Low Rates Bring In Borrowers

Home buyers and companies benefit from low-cost loans. Fed meets to discuss rate policy.

It's a borrower's world out there.

As confidence builds that America has entered an era of steady growth and low inflation, banks are offering interest rates that can't be refused. Consumers are signing up to refinance their homes, or roll credit-card debt into second mortgages.

The phone on Luke Hayden's desk is a good indicator of just how flush banks are these days. Until recently, it would light up all day as other Chase bankers would call the vice president of Chase Manhattan Mortgage in New York to complain about the interest rate he had decided to charge customers for loans.

But lately, Chase lenders have been so busy writing mortgage applications, Mr. Hayden's phone has been real quiet. Chase, like many other banks, is offering 7.75 percent now for a 30-year fixed mortgage. "No one has time to complain. The rates are very favorable," he says.

This borrowing environment isn't likely to change soon. The Federal Reserve, meeting in Washington yesterday, was expected to keep interest rates stable once more. The Fed has only hiked interest rates once this year - in March - for a miserly one-quarter of a percent. "The expectations are that they will not do anything, but they are likely to have a lively discussion about when they will have to do something," says Paul Kasriel, an economist at Northern Trust Company in Chicago.

Fed watchers say there is a developing split within the Fed over the need to hike rates. "Some members of the Fed believe that sometime soon it would be prudent to tap the monetary brakes ... to avoid a boom-bust scenario," says Mr. Kasriel.

BUT former Fed Governor Lyle Gramley says the central bank will sit pat until it sees evidence that the economy is reaccelerating. Economists will watch the September unemployment rate due out Oct. 3. Expectations are that the rate will be unchanged at 4.9 percent.

With the Fed sitting on the sidelines and inflation under control, long-term interest rates are slipping lower. Rates on 30-year fixed mortgages have dropped about three-quarters of a point in the past year. "This is a good time for borrowers, they can get credit relatively cheaply," says Keith Leggett at the American Bankers Association.

Gary Shoesmith, an economist at the Babson Graduate School of Business at Wake Forest University, is recommending that corporations also take advantage of the lower interest rates. "Now is a good time [for companies] to retire some older, higher priced debt and pick up some of the new stuff," he says.
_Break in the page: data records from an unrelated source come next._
template <int NW, bool PARK>
// ... 30 lines not shown

    for (int net = 0; net < 2; net++) {
        const f32x4 *wn = net ? w3_t : w3_d;
        const float *bs = net ? bias_t : bias_d;
        const float *b0 = (net ? bias0_t : bias0_d) + (int64_t)sl * 128;
        float *ht = PARK ? tile + (64 + net * 640) * TILE : nullptr;
        f32x16 acc[4];
        Frag bh[8], bm[8], bl[8];
        uint32_t mt[4] = {0u, 0u, 0u, 0u};
#pragma unroll
        for (int s = 0; s < 3; s++)
#pragma unroll
            for (int e2 = 0; e2 < 4; e2++) split2(bin0[8 * s + 2 * e2], bin0[8 * s + 2 * e2 + 1], bh[s].u[e2], bm[s].u[e2], bl[s].u[e2]);
        acc_bias<4>(acc, b0, h);
        b3_point<0>();
        b3_layer<3, 4>(slot0, bh, bm, bl, acc, lane);
        b3_point<0>();
        b3_slot_issue<B3_KH_F4, NT>(wn, B3_L0_F4 + B3_KH_F4, 0);
        b3_dma_fence();
        b3_epilogue_half<0, PARK>(acc, ht, mt, pt, h, bh, bm, bl);
        __builtin_amdgcn_sched_barrier(0);
        for (int l = 1; l <= 4; l++) {
            const int row = l & 1;
            float *hp = ht + (l - 1) * 128 * TILE, *hl = ht + l * 128 * TILE;
            if (net == 0) B3_STAMP((l - 1) * 8 + 0);
            if (net == 0 && l == 1) B3_STAMP_REAL(62);
            b3_acc_bias_row<0, 2, 4>(acc, h, row);
            mt[2] = mt[3] = 0u;
#pragma unroll
            for (int c = 0; c < 4; c++) {
                b3_step<0>(slot1, bh, bm, bl, acc, lane, c);
                b3_epilogue_eighth<PARK>(acc, hp, mt, pt, h, bh, bm, bl, 2 + (c >> 1), c & 1);
            }
            b3_pin_slices<4>(bh, bm, bl);
            asm volatile("" : "+v"(mt[2]), "+v"(mt[3]));
            b3_interleave<48, B3_Q_FILL>();
            __builtin_amdgcn_sched_barrier(0);
            if (PARK) {
                mk[(net * 5 + l - 1) * 64 + lane] = make_uint2(mt[0] | (mt[1] << 16), mt[2] | (mt[3] << 16));
                b3_park_line_word(tile, net * 5 + l - 1, pt, h, mt[0] | (mt[1] << 16), mt[2] | (mt[3] << 16));
            }
            if (net == 0) B3_STAMP((l - 1) * 8 + 1);
            b3_acc_bias_row<2, 2, 4>(acc, h, row);
#pragma unroll
            for (int c = 0; c < 4; c++) b3_step<2>(slot1, bh, bm, bl, acc, lane, c);
            __builtin_amdgcn_sched_barrier(0);
            if (net == 0) B3_STAMP((l - 1) * 8 + 2);
            b3_point<KEEP>();
            if (l < 4)
                b3_slot_issue<B3_KH_F4, NT>(wn, B3_L0_F4 + 2 * l * B3_KH_F4, 1);
            else
                b3_slot_issue<B3_L5_F4, NT>(wn, B3_L0_F4 + 8 * B3_KH_F4, 1);
            b3_bias_issue(bs, l * 128, l < 4 ? 32 : 8, (l + 1) & 1);
            b3_dma_fence();
            if (net == 0) B3_STAMP((l - 1) * 8 + 3);
#pragma unroll
            for (int c = 4; c < 8; c++) b3_step<0>(slot0, bh, bm, bl, acc, lane, c);
            __builtin_amdgcn_sched_barrier(0);
            if (net == 0) B3_STAMP((l - 1) * 8 + 4);
            mt[0] = mt[1] = 0u;
#pragma unroll
            for (int c = 0; c < 4; c++) {
                b3_step<2>(slot0, bh, bm, bl, acc, lane, 4 + c);
                b3_epilogue_eighth<PARK>(acc, hl, mt, pt, h, bh, bm, bl, c >> 1, c & 1);
            }
            b3_pin_slices<0>(bh, bm, bl);
            asm volatile("" : "+v"(mt[0]), "+v"(mt[1]));
            b3_interleave<48, B3_Q_FILL>();
            __builtin_amdgcn_sched_barrier(0);
            if (net == 0) B3_STAMP((l - 1) * 8 + 5);
            b3_point<KEEP>();
            if (l < 4)
                b3_slot_issue<B3_KH_F4, NT>(wn, B3_L0_F4 + (2 * l + 1) * B3_KH_F4, 0);
            else if (net == 0)
                b3_slot_issue<B3_L0_F4, NT>(w3_t, 0, 0);
            b3_dma_fence();
            if (net == 0) B3_STAMP((l - 1) * 8 + 6);
            if (net == 0 && l == 4) B3_STAMP_REAL(63);
        }
        f32x16 o[1];
        b3_acc_bias_row<0, 1, 1>(o, h, 1);
        mt[2] = mt[3] = 0u;
#pragma unroll
        for (int c = 0; c < 4; c++) {
            b3_l5_step(slot1, bh, bm, bl, o[0], lane, c);
            b3_epilogue_eighth<PARK>(acc, ht + 4 * 128 * TILE, mt, pt, h, bh, bm, bl, 2 + (c >> 1), c & 1);
        }
        b3_pin_slices<4>(bh, bm, bl);
        asm volatile("" : "+v"(mt[2]), "+v"(mt[3]));
        b3_interleave<24, 12>();
        __builtin_amdgcn_sched_barrier(0);
        if (PARK) {
            mk[(net * 5 + 4) * 64 + lane] = make_uint2(mt[0] | (mt[1] << 16), mt[2] | (mt[3] << 16));
            b3_park_line_word(tile, net * 5 + 4, pt, h, mt[0] | (mt[1] << 16), mt[2] | (mt[3] << 16));
        }
#pragma unroll
        for (int s = 4; s < 8; s++) b3_l5_step(slot1, bh, bm, bl, o[0], lane, s);
        b3_point<0>();
        if (net == 0) {
            b3_slot_issue<B3_KH_F4, NT>(w3_t, B3_L0_F4, 1);
            b3_bias_issue(bias_t, 0, 32, 1);
        }
        if (h == 0 && p < M && tile_raw < n_tiles) {
            if (net == 0) {
                out_deform[p * 3 + 0] = o[0][0];
                out_deform[p * 3 + 1] = o[0][1];
                out_deform[p * 3 + 2] = o[0][2];
            } else {
                out_topo[p * 2 + 0] = o[0][0];
                out_topo[p * 2 + 1] = o[0][1];
            }
        }
    }
}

Corporations are lining up for loans. But Tom Honig, a regional president for Norwest Corporation in Austin, Texas, says commercial borrowers are less focused on getting the lowest rate than on wringing concessions from the banks on terms, conditions, and availability of the loans. "The rates are very competitive at all the banks, so customers want convenience, a local presence, and the most amount of money they can get," Mr. Honig says.
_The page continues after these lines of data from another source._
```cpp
namespace orbfe {
void launch_resize(hipStream_t s, const LevelDev* d_lv, const RsTile* d_tiles, const int* n_tiles, const int* lds_bytes,
                   const ResizeTap* d_taps, uint8_t* d_pyr,
                   size_t img_pitch, int n_img);
void launch_resize_regions(hipStream_t s, const LevelDev* d_lv, int n_levels, const RsRegion* d_regions, int n_regions, int tile_bytes,
                           int xt_bytes, int yt_bytes, const RgXTap* d_xtaps, const RgYTap* d_ytaps, uint8_t* d_pyr, size_t img_pitch, int n_img,
                           const uint8_t* src_a, const uint8_t* src_b, size_t src_pitch, int src_stride, uint32_t src_bytes, int copy_l0, int32_t* d_zero, int n_zero, int pq, int32_t* d_zero2 = nullptr, int n_zero2 = 0);
void launch_blur(hipStream_t s, const LevelDev* d_lv, int n_levels, int tile_first, int n_tiles, const uint8_t* d_pyr, uint8_t* d_blur,
                 size_t img_pitch, const int taps[7], int n_img);
bool mb_build(const LevelDev* lv, int n_levels, const int taps[7], uint32_t spare_off, MbGeom* g, std::vector<uint8_t>* tx, std::vector<uint8_t>* ty);
void launch_blur_mfma(hipStream_t s, const LevelDev* d_lv, int n_levels, const MbGeom& g, const uint8_t* d_pyr, uint8_t* d_blur, size_t img_pitch,
                      const uint8_t* d_tx, const uint8_t* d_ty, int n_img);
void launch_load_level0(hipStream_t st, const uint8_t* d_src, const uint8_t* d_src_b, size_t src_stride, size_t src_pitch, uint8_t* d_pyr,
                        size_t img_pitch, uint32_t plane_off, int dst_stride, int w, int h, int slot0, int slot_step, int n_img);
void launch_fast(hipStream_t s, const LevelDev* d_lv, const CellDev* d_cells, const LevelDev* h_lv, const int* lvl_max_pw,
                 const int* lvl_max_ph, const uint8_t* d_pyr, size_t img_pitch, int t_hi, int t_lo, uint32_t* d_cand, size_t cand_pitch,
                 int32_t* d_n_cand, int n_levels, int n_img, int cpw_force, uint32_t level_mask = ~0u, bool merge_masked = false,
                 int32_t* d_n_cand_sh = nullptr, int n_shards = 1);
bool fast_single_launch(const LevelDev* h_lv, const int* lvl_max_pw, const int* lvl_max_ph, int n_levels, int n_img);
size_t quadtree_lds_bytes(int node_cap, int rec_cap, int sort_cap);
hipError_t quadtree_configure(size_t lds_bytes);
void launch_quadtree(hipStream_t s, const LevelDev* d_lv, int n_levels, const uint32_t* d_cand, uint32_t* d_scr_b, uint32_t* d_scr_c,
                     size_t scratch_pitch, uint32_t* d_sel, int32_t* d_sel_count, int n_features, const int32_t* d_n_cand, int node_cap, int sort_cap,
                     int rec_cap, int n_img, int batch, const QtGroups& groups, int n_groups, int waves_per_tree, uint8_t* d_big, size_t big_pitch,
                     const uint16_t* d_qt_tabs, const uint8_t* blur_pyr, uint8_t* blur_out, size_t img_pitch, const int* blur_taps, int blur_tiles,
                     int32_t* d_qt_next, bool next_zeroed = false, const int32_t* d_n_cand_sh = nullptr, int n_shards = 1);
bool quadtree_build_tables(const LevelDev& L, std::vector<uint16_t>& out);
void launch_orient_brief(hipStream_t s, const LevelDev* d_lv, int n_levels, const uint8_t* d_pyr, const uint8_t* d_blur,
                         size_t img_pitch, const uint32_t* d_sel, const int32_t* d_sel_count, int n_features,
                         const int8_t* d_pattern, const int umax[16], orbfe_keypoint* d_kps, uint8_t* d_desc, KpAux* d_aux,
                         int32_t* d_n_kp, double* d_theta, int2* d_moments, double2* d_sincos, KpX* d_kx,
                         uint4* d_kpl, int rows0, int n_img, hipEvent_t before_brief, hipEvent_t before_lists, orbfe_keypoint* h_kps, uint8_t* h_desc, int32_t* h_n_kp,
                         bool fuse_small, uint32_t* d_rowoff_slot = nullptr, uint16_t* d_rowlist_slot = nullptr,
                         int32_t* d_n_match = nullptr, int rt_rows = 0, int rt_list_cap = 0, int rt_slot0 = 0, int32_t* d_rt_flags = nullptr);
void launch_match_bruteforce(hipStream_t s, const uint8_t* d_q, int nq, const uint8_t* d_t, int nt, const uint32_t* d_off,
                             const uint32_t* d_cand, int32_t* d_best_idx, int32_t* d_best_dist, int32_t* d_second);
void launch_stereo(hipStream_t s, const LevelDev* d_lv, int n_levels, const uint8_t* d_pyr, size_t img_pitch, const orbfe_keypoint* d_kps,
                   const uint8_t* d_desc, const KpAux* d_aux, const KpX* d_kx, uint32_t* d_rowoff, uint16_t* d_rowlist, int rows, int list_cap,
                   const int32_t* d_n_kp, int n_features, float fx, float bf, int cols0, int mean_threshold, double* d_right_u, double* d_depth, int32_t* d_n_match, int32_t* d_best_right,
                   int32_t* d_best_dist, int slot_l0, int slot_r0, int slot_step, int pair0, int n_pairs, double* h_right_u, double* h_depth,
                   int32_t* h_best_right, int32_t* h_best_dist, bool table_ready = false, const StereoRowsBuf* rowsbuf = nullptr);
void launch_cvt_gray(hipStream_t s, const uint8_t* d_src, size_t src_stride, uint8_t* d_dst, int dst_stride, int w, int h, int order,
                     int variant);
void launch_frame_rgbd(hipStream_t s, orbfe_keypoint* d_kps, const int32_t* d_n_kp, int n_features, const orbfe_camera& cam,
                       const uint8_t* d_depth, int depth_type, size_t depth_stride, float depth_scale, double* d_depth_out, double* d_right_u, orbfe_keypoint* h_kps = nullptr);
void launch_pack_records(hipStream_t s, const uint8_t* d_kps, const uint8_t* d_desc, const int32_t* d_counts, const uint8_t* d_ru,
                         const uint8_t* d_dp, const int32_t* d_nm, int nf, int n_pairs, void* d_out);
void launch_lba_chi2_sum(hipStream_t s, int n_edges, const double* chi2, const double* rho, const uint8_t* level, double* chi2_last,
                         double* out);
void launch_lba_maxdiag(hipStream_t s, int n_poses, int n_points, const double* Hpp, const double* Hll, const uint8_t* fixed, double* out);
void launch_lba_solve(hipStream_t s, int n_poses, int n_points, int n_edges, int nf, const int32_t* free_pose, const int32_t* pose_slot,
                      const int32_t* pair_off, const int2* pairs, const int32_t* ps_off, const int32_t* ps_edges, const int32_t* pt_off,
                      const int32_t* pt_edges, const int32_t* edge_pose, const int32_t* edge_point, const uint8_t* fixed, const double* Hpp,
                      const double* bp, const double* Hll, const double* bl, const double* Hpl, const double* lambda_p, double* Dinv, double* W,
                      double* S, double* rhs, double* x, int* ok, double* poses, double* points, double* dxp, double* dxl, double* scale_out,
                      double* big_scratch);
void launch_lba_chol(hipStream_t s, int nf, double* S, double* rhs, double* x, int* ok, double* big_scratch);
void launch_lba_pre(hipStream_t s, int n_points, int n_edges, const int32_t* edge_point, const double* Hll, const double* Hpl,
                    const double* lambda_p, double* Dinv, double* W, int* ok);
void launch_lba_post(hipStream_t s, int n_poses, int n_points, const int32_t* pose_slot, const int32_t* pt_off, const int32_t* pt_edges,
                     const int32_t* edge_pose, const uint8_t* fixed, const double* bp, const double* bl, const double* Hpl, const double* lambda_p,
                     const double* Dinv, const double* x, double* poses, double* points, double* dxp, double* dxl, double* scale_out);
void launch_bsr_schur(hipStream_t s, int n_low, const int32_t* low, const int32_t* low_row, const int32_t* col, const int32_t* twin,
                      const int32_t* pair_off, const int2* pairs, const int32_t* free_pose, const int32_t* ps_off, const int32_t* ps_edges,
                      const int32_t* edge_point, const double* Hpp, const double* bp, const double* bl, const double* Hpl, const double* W,
                      const double* lambda_p, double* blocks, double* rhs, double* Minv, int* ok);
void launch_bsr_diag_inv(hipStream_t s, const BsrPcgLaunch& L);
// ... 87 lines not shown
    hipStream_t stream = nullptr;
    bool own_stream = false;
    hipEvent_t ev_main = nullptr;
    uint8_t* h_stage = nullptr;
    size_t h_stage_bytes = 0;
    std::vector<GraphEntry> graphs;
    bool use_graphs = true;
    std::atomic<bool> pending{false};
  };
  struct HostStream {
    static const int kDepth = 3;
    bool init = false;
    hipStream_t h2d = nullptr, d2h = nullptr;
    uint8_t* d_in[kDepth] = {nullptr, nullptr, nullptr};
    size_t in_bytes = 0;
    uint8_t* d_out[kDepth] = {nullptr, nullptr, nullptr};
    size_t out_bytes = 0;
    hipEvent_t ev_h2d[kDepth] = {nullptr, nullptr, nullptr}, ev_in_free[kDepth] = {nullptr, nullptr, nullptr},
               ev_out_ready[kDepth] = {nullptr, nullptr, nullptr}, ev_done[kDepth] = {nullptr, nullptr, nullptr};
    int64_t next_ticket = 0;
    int32_t n_pairs_of[kDepth] = {0, 0, 0};
  } hs;
  Lane main;
  std::vector<std::unique_ptr<Lane>> slot_lane;
  std::mutex slot_lane_mu;
  bool use_graphs = true;
  uint8_t* d_pyr_alt = nullptr;
  hipStream_t stereo_stream = nullptr;
  hipEvent_t ev_brief_done = nullptr, ev_stereo_done = nullptr;
  std::atomic<bool> stereo_pending{false};
  bool pipeline_stereo = true;
  hipStream_t blur_stream = nullptr;
  int fast_cpw = 0;
  hipEvent_t ev_blur_go = nullptr, ev_blur_done = nullptr;
  int64_t fast_side_mask = -1;
  bool fast_side_merge = false;
  hipStream_t fast_stream = nullptr;
  hipEvent_t ev_fast_go = nullptr, ev_fast_side_done = nullptr;

  std::vector<LevelDev> lv;
  std::vector<CellDev> cells;
  std::vector<ResizeTap> taps;
  std::vector<RsTile> rs_tile_tab;
  RsTile* d_rs_tiles = nullptr;
  int umax[16];
  int blur_taps[7];
  int n_cells_total = 0, rs_tiles = 0, bl_tiles = 0;
  int kp_cap = 0;
  std::vector<RsRegion> rs_regions;
  RsRegion* d_rs_regions = nullptr;
  std::vector<RgXTap> rg_xtaps;
  std::vector<RgYTap> rg_ytaps;
  RgXTap* d_rg_xtaps = nullptr;
  RgYTap* d_rg_ytaps = nullptr;
  int rg_tile_bytes = 0, rg_xt_bytes = 0, rg_yt_bytes = 0;
  int rg_pq = 0;
  int rs_n[3] = {0, 0, 0}, rs_bytes[3] = {0, 0, 0};
  size_t img_pitch = 0;
  size_t scratch_pitch = 0;
  QtGroups qt_groups_of[3];
  uint32_t pyr_spare_off = 0;
  MbGeom mb = {};
  bool mb_ok = false;
  uint8_t *d_mb_tx = nullptr, *d_mb_ty = nullptr;
  std::vector<uint8_t> mb_tx, mb_ty;
  int32_t* d_qt_next = nullptr;
// ... 239 lines not shown
```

But not all businesses or consumers should take on more debt, even with lower rates. "If you are barely making your payments, regardless of the price of money, you shouldn't borrow," says Jean Ann Fox at the Consumers Federation of America in Washington.

In fact, despite the low-inflation environment, interest rates on many credit cards are rising, says Robert McKinley, president of Frederick, Md.-based RAM Research Corp., which follows credit card trends. This is most noticeable in the form of higher "punitive rates" - averaging 25 percent per year - for those who are late making a payment or are over their credit limit. Associates National Bank, which is owned by Ford Motor Company, is charging a 32.6 percent punitive rate. "There are more complaints every day," he says.